By debugging the code, you know the flow of spark sql:
SQL or HQL-SQL parser (parse) generates unresolved logical plan-to-analyzer (analysis) build analyzed logical Plan--op Timizer (optimize) optimized logical plan, Spark Planner (use strategies to plan) generates physical plan, with different strategies builds Spark Plan, Spark plan (prepare) prepared spark plan, call Tordd (execute () function calls) Run SQL build Rdd

Each of these component objects is then studied to see what optimizations are being made by catalyst.

--eof--

Original article: Reprint please specify from: http://blog.csdn.net/oopsoom/article/details/37658021

The core process of Spark SQL source code Analysis

Contact Us

The content source of this page is from Internet, which doesn't represent Alibaba Cloud's opinion; products and services mentioned on that page don't have any relationship with Alibaba Cloud.
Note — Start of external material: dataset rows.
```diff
@@ -950,10 +964,14 @@
         k_eff, _ = self._accept(A, B, A2, B2, self._probes(B.shape[1], B.device), r)
         return PreparedStep(A2, B2, k_eff, mats)
 
-    def _compress_and_check(self, TA, TB, r, mats, U, x) -> PreparedStep:
+    def _compress_and_check(self, TA, TB, r, mats, U, x, checked_write: bool = False) -> PreparedStep:
         ia, ib = self.order[0], self.order[-1]
         a_cols = self._replicated_a_cols()
         kw = {"a_cols": a_cols} if a_cols is not None else {}
+        if checked_write and a_cols is None and self.be.checked_write():
+            A2, B2 = self.be.compress(TA, mats[ia], TB, mats[ib])
+            tally = self._tally_for(r.device) if self.be.fuses_tally else None
+            return PreparedStep(A2, B2, None, mats, check=(U, x, r, tally))
         cv = self.be.compress_v(TA, mats[ia], TB, mats[ib], x, **kw)
         check = {}
         if cv is not None:
@@ -982,7 +1000,17 @@
             start, end = self.be.event(), self.be.event()
             start.record()
         self.last_kernel = self.be.outer_stream_kernel(p.A2.shape[0], cA, cB, self.N)
-        self.be.knit_outer_stream(p.A2, p.B2, cA, cB, self.N, self.out, k_dev=p.k_eff)
+        if p.check is not None:
+            U, x, r, tally = p.check
+            _, p.k_eff, _ = self.be.knit_outer_checked(p.mats[ia], p.A2, U, p.B2, x, r, cA, cB, self.N, self.out,
+                                                       tol=self.rank_tol, rel_tol=self.rank_tol_rel, tally=tally)
+            p.check = None
+            if tally is not None:
+                self._pending += 1
+            else:
+                self._note_rank(r, p.k_eff)
+        else:
+            self.be.knit_outer_stream(p.A2, p.B2, cA, cB, self.N, self.out, k_dev=p.k_eff)
         if self.record_events:
             end.record()
             self.events.append((start, end))
diff --git a/include/qknit.h b/include/qknit.h
--- a/include/qknit.h
+++ b/include/qknit.h
@@ -215,6 +215,14 @@
 int qk_probe_accept(qk_ctx* ctx, const double* e2, int n, const int32_t* r_dev, double tol, double rel_tol,
                     int32_t* k_out, double* err_out);
 int qk_rank_tally(qk_ctx* ctx, const int32_t* r_dev, const int32_t* k_dev, int64_t* acc);
+
+int qk_knit_outer_checked_mode(qk_ctx* ctx, int* speculative);
+int qk_knit_outer_checked(qk_ctx* ctx, int K, int rmax, const double* XA, int64_t ldx, int64_t NA, const double* A2,
+                          int64_t lda2, const double* U, const double* B2, int64_t ldb2, int64_t NB,
+                          const double* probes, int64_t ldp, double* e2, const int32_t* r_dev, double tol,
+                          double rel_tol, int32_t* k_out, double* err_out, double* work, int64_t work_bytes,
+                          int64_t* tally, int nbits, uint64_t maskA, uint64_t maskB, int64_t o_begin, int64_t o_count,
+                          double* out);
 
 
 int qk_npd_workspace_bytes(int64_t n, int64_t count, int64_t* bytes);
```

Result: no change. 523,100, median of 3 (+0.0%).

If the content of the page makes you feel confusing, please write us an email, we will handle the problem within 5 days after receiving your email.

If you find any instances of plagiarism from the community, please send an email to: info-contact@alibabacloud.com and provide relevant evidence. A staff member will contact you within 5 working days.

A Free Trial That Lets You Build Big!

Start building with 50+ products and up to 12 months usage for Elastic Compute Service

  • Sales Support

    1 on 1 presale consultation

  • After-Sales Support

    24/7 Technical Support 6 Free Tickets per Quarter Faster Response

  • Alibaba Cloud offers highly flexible support services tailored to meet your exact needs.